About this task: Look through the lines below, find those with the word "device", and copy them.

Data provided:
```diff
@@ -553,6 +766,8 @@
 }
 
 void pfann_debug_keep(pfann_ctx *c, int on) { c->keep = on != 0; }
+
+int64_t pfann_workspace_bytes(pfann_ctx *c) { return (int64_t)(c->arena_bytes + c->mel_bytes); }
 
 int pfann_prewarm(int device) {
     if (hipSetDevice(device) != hipSuccess) { set_error("pfann_prewarm: no HIP device %d", device); return -1; }
diff --git a/pfann_amd/engine.py b/pfann_amd/engine.py
--- a/pfann_amd/engine.py
+++ b/pfann_amd/engine.py
@@ -186,6 +186,9 @@
             keep = [torch.empty(samples, dtype=dt, device=self.device) for dt in (torch.int16, torch.float32) for _ in range(2)]
             del keep
 
+    def workspace_bytes(self):
+        return int(self.lib.pfann_workspace_bytes(self.handle))
+
     def set_fused_layernorm(self, on=True):
         return bool(self.lib.pfann_set_fused_layernorm(self.handle, 1 if on else 0))
 
diff --git a/pfann_amd/lib.py b/pfann_amd/lib.py
--- a/pfann_amd/lib.py
+++ b/pfann_amd/lib.py
@@ -53,6 +53,7 @@
                                        c_void_p, c_void_p, c_void_p]),
     "pfann_debug_activation": (c_int64, [c_void_p, c_int, c_int64, c_void_p, c_int64]),
     "pfann_debug_keep": (None, [c_void_p, c_int]),
+    "pfann_workspace_bytes": (c_int64, [c_void_p]),
     "pfann_set_fused_layernorm": (c_int, [c_void_p, c_int]),
     "pfann_set_encoder_precision": (c_int, [c_void_p, c_int]),
     "pfann_prewarm": (c_int, [c_int]),
```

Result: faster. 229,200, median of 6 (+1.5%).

Completed task:
 int pfann_prewarm(int device) {
     if (hipSetDevice(device) != hipSuccess) { set_error("pfann_prewarm: no HIP device %d", device); return -1; }
             keep = [torch.empty(samples, dtype=dt, device=self.device) for dt in (torch.int16, torch.float32) for _ in range(2)]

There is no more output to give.